Segment Open

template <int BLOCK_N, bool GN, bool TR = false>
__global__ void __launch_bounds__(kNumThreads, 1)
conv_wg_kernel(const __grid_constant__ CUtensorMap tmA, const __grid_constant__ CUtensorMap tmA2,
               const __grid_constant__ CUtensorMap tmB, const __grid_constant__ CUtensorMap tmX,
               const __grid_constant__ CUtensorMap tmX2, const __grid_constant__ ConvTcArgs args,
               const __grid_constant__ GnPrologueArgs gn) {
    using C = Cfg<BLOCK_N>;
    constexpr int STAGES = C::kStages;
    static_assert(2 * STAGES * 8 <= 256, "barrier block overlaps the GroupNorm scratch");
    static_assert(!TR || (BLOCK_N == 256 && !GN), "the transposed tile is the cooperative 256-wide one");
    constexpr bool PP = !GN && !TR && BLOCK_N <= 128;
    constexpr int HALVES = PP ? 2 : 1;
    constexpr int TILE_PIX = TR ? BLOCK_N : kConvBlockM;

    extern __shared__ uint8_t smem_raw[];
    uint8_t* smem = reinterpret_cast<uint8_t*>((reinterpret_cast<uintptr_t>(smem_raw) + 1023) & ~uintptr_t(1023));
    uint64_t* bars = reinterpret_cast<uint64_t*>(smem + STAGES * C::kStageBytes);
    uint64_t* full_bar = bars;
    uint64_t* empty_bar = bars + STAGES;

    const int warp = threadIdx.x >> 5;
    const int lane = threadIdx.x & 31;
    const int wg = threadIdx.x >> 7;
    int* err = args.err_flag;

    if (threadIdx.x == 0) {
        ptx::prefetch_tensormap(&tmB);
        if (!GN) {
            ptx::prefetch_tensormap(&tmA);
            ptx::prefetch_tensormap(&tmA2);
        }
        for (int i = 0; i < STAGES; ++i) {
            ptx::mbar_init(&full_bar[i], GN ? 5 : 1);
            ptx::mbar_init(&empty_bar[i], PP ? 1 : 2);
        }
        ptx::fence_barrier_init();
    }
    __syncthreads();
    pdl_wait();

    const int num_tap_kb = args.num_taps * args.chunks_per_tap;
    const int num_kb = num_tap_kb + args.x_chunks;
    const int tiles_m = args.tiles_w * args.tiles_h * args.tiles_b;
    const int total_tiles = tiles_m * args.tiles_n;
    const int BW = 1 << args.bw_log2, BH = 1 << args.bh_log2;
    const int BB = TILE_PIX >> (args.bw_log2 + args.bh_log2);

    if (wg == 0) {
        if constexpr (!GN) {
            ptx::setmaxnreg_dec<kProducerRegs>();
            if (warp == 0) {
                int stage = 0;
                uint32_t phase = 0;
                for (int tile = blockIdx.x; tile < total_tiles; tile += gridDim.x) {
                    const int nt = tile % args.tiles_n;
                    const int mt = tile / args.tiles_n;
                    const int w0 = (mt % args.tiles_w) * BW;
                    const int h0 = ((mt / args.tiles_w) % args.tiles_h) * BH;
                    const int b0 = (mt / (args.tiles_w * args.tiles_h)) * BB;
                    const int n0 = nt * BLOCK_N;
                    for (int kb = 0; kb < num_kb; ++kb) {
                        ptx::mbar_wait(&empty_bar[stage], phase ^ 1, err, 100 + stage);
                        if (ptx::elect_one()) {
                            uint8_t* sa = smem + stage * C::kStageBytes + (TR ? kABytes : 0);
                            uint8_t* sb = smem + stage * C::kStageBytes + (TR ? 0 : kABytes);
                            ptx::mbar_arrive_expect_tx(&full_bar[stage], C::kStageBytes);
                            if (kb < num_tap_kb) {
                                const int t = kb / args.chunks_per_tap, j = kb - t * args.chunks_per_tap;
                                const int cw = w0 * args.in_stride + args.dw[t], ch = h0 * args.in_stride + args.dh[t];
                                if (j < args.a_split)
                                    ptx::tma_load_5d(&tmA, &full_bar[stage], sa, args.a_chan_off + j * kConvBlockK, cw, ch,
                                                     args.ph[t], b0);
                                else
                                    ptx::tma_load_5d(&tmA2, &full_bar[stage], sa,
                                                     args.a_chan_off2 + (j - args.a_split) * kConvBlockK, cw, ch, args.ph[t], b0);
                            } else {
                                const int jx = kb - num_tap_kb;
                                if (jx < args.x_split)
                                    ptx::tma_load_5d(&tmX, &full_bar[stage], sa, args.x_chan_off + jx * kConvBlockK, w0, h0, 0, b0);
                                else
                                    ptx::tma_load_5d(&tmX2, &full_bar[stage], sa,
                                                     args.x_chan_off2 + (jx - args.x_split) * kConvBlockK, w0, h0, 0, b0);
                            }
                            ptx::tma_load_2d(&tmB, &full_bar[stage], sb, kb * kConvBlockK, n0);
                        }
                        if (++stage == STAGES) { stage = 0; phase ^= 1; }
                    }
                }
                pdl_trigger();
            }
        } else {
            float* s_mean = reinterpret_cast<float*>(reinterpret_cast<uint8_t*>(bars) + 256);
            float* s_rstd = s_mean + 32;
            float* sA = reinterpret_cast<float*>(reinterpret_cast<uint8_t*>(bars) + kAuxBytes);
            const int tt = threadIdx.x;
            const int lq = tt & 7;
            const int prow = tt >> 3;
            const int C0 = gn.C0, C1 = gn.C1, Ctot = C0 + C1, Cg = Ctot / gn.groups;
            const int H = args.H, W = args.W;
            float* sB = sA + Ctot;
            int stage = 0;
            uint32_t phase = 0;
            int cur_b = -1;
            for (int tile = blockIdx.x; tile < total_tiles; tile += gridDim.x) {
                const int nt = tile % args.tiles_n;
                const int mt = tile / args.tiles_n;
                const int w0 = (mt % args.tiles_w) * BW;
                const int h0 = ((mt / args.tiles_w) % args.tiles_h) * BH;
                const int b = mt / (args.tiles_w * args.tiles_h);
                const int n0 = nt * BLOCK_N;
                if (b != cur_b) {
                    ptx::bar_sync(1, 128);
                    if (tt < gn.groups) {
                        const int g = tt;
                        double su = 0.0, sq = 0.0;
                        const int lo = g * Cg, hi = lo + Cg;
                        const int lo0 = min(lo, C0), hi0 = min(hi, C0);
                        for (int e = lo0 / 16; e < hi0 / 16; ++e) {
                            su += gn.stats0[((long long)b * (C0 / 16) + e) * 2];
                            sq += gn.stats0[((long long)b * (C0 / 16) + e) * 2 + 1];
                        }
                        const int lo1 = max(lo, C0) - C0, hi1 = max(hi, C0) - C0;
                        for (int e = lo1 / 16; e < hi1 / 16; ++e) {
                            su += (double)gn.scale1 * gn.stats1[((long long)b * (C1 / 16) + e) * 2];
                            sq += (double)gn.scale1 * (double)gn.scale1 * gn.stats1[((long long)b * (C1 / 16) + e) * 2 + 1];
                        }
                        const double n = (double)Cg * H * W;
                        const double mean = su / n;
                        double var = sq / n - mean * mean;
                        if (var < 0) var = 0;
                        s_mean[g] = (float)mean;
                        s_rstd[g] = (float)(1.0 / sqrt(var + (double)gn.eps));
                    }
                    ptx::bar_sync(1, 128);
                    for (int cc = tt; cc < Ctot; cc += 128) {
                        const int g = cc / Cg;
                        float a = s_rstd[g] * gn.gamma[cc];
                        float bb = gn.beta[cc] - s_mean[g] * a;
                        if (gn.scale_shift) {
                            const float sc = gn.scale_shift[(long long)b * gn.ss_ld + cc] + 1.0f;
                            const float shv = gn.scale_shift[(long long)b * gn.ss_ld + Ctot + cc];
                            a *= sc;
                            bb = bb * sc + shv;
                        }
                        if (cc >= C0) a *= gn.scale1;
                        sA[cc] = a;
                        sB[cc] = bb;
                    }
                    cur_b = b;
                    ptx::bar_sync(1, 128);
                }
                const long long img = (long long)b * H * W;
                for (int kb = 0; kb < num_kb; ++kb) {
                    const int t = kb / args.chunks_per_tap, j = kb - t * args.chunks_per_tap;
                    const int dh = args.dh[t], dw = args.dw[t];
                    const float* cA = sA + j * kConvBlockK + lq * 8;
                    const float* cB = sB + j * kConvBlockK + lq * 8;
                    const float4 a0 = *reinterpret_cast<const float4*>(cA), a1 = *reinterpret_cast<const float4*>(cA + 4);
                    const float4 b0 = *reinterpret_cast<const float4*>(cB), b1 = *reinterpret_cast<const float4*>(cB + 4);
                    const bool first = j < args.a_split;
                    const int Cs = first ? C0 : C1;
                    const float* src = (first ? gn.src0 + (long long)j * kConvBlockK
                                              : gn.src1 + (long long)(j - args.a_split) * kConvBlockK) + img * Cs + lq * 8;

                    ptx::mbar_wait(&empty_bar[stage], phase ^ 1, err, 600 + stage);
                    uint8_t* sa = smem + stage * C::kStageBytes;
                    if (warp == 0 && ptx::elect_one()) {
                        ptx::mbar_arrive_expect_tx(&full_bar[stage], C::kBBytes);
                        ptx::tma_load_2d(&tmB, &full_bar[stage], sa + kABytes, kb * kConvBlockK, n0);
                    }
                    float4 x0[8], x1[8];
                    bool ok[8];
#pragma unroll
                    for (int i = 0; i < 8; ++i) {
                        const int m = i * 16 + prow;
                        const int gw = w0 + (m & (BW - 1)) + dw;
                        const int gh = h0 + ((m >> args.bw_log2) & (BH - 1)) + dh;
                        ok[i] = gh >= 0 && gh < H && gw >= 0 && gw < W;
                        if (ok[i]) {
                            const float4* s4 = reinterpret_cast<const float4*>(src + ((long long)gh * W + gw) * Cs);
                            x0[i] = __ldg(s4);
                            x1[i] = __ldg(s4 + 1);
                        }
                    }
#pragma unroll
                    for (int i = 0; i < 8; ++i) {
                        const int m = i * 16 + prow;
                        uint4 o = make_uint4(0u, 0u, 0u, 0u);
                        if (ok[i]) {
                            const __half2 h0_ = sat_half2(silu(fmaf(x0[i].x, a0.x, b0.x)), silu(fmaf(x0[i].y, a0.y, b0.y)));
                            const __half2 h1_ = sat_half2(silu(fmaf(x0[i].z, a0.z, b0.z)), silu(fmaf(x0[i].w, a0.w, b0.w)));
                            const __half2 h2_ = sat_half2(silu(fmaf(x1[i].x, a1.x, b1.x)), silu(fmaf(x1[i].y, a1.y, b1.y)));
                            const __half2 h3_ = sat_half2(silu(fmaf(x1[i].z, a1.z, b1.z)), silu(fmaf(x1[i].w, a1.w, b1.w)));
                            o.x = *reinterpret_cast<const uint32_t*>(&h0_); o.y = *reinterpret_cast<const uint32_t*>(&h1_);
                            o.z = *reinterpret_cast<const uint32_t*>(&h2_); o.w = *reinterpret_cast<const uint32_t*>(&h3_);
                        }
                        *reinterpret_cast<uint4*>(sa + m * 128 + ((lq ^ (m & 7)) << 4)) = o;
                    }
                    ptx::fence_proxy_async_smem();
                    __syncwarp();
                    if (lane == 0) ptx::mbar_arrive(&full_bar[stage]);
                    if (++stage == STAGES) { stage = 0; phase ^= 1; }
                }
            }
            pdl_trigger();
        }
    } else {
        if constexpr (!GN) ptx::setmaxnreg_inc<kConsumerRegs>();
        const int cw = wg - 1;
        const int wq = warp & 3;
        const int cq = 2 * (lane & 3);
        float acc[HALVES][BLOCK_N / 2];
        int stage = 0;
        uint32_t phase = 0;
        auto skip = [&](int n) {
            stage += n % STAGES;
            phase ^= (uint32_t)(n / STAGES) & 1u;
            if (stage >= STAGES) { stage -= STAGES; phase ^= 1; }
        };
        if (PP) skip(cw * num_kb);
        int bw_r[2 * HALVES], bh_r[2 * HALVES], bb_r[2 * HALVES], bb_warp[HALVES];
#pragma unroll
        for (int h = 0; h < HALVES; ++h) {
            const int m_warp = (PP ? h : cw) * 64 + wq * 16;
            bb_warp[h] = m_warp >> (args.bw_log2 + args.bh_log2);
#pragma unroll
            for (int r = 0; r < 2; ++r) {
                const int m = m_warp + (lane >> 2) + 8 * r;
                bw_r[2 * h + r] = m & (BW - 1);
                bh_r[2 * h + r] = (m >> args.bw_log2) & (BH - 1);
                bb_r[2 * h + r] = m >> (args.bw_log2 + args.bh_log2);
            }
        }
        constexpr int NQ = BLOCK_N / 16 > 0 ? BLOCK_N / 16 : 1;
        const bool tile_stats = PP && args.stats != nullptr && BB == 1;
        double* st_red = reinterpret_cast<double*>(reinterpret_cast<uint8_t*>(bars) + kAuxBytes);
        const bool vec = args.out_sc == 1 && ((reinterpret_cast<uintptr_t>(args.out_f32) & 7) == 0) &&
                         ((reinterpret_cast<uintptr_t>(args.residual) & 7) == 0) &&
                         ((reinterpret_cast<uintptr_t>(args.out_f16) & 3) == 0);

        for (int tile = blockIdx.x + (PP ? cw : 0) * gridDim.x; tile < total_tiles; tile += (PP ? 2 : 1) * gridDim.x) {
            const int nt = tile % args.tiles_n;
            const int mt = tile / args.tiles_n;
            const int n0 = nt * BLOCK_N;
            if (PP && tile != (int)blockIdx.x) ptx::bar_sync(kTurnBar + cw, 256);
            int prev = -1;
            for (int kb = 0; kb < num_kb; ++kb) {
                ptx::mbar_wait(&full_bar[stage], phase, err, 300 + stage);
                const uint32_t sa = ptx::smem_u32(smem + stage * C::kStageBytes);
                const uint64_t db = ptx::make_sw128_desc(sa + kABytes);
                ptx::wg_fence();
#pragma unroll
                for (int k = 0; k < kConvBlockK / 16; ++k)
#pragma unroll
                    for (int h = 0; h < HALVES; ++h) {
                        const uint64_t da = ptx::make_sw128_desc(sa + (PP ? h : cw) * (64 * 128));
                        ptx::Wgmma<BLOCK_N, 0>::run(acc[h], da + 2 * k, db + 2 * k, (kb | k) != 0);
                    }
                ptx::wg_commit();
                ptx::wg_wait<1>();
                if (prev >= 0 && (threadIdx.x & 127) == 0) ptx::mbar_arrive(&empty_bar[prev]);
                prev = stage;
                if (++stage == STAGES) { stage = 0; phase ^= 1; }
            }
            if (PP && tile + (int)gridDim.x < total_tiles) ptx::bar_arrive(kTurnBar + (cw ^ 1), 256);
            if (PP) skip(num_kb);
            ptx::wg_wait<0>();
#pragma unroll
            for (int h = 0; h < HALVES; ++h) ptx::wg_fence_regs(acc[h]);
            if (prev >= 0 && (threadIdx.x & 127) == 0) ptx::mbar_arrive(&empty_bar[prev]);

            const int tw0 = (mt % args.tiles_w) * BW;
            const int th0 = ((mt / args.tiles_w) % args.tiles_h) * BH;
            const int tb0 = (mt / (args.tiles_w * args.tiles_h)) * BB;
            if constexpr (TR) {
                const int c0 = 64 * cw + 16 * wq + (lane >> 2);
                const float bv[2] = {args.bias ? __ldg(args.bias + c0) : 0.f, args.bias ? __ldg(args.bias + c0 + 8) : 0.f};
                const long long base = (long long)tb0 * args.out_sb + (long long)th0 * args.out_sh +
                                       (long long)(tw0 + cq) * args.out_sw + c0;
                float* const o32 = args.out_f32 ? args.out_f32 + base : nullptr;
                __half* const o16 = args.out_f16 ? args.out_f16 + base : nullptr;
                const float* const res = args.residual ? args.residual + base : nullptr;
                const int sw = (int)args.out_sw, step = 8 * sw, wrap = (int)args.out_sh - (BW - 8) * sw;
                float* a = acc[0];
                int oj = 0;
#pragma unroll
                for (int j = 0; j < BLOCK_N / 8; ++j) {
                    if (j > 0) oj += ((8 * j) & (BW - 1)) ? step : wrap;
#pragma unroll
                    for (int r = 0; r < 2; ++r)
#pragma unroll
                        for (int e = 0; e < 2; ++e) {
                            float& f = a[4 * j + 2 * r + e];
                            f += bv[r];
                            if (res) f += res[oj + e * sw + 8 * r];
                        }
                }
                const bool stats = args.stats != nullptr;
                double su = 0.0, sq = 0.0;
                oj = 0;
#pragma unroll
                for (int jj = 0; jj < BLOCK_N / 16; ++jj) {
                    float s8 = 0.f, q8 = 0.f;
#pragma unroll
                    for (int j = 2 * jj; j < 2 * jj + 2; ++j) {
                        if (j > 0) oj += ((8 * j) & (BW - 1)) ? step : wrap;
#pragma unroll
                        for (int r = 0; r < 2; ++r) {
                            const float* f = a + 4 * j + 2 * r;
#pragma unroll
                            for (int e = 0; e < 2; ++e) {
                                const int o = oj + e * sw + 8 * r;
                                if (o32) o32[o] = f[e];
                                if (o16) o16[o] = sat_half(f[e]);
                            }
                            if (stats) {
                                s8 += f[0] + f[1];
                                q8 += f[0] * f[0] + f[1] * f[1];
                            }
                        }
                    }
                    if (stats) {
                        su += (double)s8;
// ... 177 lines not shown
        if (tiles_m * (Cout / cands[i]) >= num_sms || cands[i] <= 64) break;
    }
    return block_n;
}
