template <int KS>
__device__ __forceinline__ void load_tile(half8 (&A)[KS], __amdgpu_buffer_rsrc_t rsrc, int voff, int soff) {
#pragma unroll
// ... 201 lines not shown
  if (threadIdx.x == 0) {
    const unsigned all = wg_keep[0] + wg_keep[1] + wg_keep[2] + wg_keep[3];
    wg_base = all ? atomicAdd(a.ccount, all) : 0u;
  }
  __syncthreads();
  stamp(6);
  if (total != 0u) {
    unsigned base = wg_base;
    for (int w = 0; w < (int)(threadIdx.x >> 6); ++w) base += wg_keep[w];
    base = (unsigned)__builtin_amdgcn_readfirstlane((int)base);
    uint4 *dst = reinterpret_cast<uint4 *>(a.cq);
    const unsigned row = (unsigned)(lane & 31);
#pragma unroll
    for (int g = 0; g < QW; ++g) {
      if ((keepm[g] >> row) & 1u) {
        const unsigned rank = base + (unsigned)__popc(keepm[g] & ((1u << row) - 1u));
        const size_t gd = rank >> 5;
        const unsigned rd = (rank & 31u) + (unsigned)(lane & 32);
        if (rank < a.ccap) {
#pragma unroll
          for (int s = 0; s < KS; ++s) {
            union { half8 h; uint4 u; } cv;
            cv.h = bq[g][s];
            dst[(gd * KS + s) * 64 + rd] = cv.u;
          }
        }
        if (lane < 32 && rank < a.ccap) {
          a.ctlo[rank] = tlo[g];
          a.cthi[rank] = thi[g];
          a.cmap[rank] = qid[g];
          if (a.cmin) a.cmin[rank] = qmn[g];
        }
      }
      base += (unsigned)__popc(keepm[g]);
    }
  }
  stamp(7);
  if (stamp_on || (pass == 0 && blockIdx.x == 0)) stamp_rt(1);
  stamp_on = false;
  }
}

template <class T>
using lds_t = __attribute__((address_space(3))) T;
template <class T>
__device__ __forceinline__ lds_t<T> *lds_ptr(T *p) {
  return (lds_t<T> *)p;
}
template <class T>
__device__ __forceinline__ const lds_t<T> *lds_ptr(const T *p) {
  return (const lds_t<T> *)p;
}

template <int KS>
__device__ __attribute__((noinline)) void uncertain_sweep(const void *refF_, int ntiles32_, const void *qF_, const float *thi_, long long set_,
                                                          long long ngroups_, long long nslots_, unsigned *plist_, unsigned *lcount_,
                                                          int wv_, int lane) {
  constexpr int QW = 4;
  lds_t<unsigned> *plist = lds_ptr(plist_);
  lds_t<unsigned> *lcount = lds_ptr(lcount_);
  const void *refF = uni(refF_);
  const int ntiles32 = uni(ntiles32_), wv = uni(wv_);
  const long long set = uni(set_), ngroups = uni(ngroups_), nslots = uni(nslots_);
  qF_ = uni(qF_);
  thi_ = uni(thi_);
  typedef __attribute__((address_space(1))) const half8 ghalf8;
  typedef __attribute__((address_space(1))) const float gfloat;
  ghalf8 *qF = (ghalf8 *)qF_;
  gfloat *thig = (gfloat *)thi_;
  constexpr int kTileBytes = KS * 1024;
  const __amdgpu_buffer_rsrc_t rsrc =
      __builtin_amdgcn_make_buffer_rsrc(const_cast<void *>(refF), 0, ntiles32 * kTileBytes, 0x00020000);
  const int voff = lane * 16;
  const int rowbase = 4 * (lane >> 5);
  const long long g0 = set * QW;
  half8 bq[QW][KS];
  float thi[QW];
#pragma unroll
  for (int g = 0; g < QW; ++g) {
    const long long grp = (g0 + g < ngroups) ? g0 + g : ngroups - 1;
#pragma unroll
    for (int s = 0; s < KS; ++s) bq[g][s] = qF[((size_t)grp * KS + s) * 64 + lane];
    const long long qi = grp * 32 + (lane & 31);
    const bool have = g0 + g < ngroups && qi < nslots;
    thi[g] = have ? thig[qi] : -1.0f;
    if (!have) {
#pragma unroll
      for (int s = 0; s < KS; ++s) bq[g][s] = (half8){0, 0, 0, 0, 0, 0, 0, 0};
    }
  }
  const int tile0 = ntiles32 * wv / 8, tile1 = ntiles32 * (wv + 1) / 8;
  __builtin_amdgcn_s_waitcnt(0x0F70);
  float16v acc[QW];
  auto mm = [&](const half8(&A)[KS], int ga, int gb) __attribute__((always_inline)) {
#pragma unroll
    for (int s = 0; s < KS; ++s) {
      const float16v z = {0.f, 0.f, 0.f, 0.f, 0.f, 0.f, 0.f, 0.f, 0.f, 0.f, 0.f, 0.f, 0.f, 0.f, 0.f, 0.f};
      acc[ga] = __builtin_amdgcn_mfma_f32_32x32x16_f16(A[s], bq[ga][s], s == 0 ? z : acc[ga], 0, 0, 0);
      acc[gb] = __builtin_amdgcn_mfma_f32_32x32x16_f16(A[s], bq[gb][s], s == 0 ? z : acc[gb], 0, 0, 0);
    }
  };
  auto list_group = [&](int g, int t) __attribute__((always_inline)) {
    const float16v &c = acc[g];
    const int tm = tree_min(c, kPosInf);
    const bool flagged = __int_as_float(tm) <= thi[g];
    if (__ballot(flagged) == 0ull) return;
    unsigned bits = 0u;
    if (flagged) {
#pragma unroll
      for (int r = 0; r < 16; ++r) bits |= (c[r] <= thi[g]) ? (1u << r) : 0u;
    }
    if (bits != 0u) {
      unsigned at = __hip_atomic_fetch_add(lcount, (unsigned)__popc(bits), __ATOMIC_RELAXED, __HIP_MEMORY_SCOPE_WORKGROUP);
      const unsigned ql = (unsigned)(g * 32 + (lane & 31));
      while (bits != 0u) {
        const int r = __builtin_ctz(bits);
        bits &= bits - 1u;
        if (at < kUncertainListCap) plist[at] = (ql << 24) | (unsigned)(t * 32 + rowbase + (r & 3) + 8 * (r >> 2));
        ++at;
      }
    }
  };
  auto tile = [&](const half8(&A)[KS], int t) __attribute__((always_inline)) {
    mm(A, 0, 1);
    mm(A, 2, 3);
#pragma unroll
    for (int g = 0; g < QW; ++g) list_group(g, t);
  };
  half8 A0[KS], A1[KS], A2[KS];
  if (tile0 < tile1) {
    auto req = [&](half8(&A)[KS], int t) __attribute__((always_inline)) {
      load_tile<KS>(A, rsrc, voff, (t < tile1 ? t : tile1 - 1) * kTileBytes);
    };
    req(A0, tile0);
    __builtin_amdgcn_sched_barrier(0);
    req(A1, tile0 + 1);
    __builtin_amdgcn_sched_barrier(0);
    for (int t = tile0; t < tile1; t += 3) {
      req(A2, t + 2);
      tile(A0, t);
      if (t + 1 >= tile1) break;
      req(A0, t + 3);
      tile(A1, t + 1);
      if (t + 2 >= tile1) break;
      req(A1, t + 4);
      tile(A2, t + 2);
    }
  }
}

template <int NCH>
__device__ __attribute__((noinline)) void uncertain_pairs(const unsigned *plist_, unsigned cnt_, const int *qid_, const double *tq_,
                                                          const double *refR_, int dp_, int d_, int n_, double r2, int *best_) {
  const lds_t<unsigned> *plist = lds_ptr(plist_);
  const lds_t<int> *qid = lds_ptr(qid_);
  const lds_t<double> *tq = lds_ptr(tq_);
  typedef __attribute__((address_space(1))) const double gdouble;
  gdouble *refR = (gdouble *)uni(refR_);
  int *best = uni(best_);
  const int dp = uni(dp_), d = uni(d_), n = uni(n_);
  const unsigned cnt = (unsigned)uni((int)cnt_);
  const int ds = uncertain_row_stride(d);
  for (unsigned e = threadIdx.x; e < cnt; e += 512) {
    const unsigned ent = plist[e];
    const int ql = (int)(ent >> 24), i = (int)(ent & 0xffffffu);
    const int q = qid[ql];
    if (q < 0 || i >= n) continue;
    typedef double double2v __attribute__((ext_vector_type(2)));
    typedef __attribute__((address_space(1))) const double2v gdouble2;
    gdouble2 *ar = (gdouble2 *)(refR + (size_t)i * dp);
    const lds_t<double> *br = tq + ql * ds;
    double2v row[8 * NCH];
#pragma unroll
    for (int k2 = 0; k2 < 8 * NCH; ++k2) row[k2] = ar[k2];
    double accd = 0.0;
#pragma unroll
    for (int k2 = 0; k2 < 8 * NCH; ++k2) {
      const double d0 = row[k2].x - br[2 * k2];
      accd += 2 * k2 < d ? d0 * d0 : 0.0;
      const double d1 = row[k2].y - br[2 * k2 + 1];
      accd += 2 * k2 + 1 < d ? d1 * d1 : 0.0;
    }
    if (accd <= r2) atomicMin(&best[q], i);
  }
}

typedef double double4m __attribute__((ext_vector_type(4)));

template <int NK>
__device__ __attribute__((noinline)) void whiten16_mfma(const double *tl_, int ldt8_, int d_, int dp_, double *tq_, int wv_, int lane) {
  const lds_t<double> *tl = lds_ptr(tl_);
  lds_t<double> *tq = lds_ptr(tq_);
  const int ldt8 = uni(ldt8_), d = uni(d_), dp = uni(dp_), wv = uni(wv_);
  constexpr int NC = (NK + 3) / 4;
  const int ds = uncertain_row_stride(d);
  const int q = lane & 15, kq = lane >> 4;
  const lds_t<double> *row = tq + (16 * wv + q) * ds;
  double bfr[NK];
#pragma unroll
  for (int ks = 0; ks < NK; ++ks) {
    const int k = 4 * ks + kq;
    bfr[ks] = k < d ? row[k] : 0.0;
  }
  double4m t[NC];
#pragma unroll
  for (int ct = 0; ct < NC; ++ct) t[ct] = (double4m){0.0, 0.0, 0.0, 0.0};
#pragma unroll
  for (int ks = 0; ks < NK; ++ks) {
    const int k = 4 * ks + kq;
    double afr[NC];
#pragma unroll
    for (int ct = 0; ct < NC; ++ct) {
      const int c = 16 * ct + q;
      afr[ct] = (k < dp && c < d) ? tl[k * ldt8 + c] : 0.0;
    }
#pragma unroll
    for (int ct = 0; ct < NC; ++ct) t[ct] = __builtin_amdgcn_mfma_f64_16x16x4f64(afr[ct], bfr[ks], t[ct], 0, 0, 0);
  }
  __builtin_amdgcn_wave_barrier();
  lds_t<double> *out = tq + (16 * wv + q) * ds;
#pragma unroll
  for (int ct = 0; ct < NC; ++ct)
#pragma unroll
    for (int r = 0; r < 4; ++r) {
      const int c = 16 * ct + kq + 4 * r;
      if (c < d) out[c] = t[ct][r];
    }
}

Segment Closed

§ Problem
Lines holding "step" in the material above are to be reported.

§ Result
                const int sw = (int)args.out_sw, step = 8 * sw, wrap = (int)args.out_sh - (BW - 8) * sw;
                    if (j > 0) oj += ((8 * j) & (BW - 1)) ? step : wrap;
                        if (j > 0) oj += ((8 * j) & (BW - 1)) ? step : wrap;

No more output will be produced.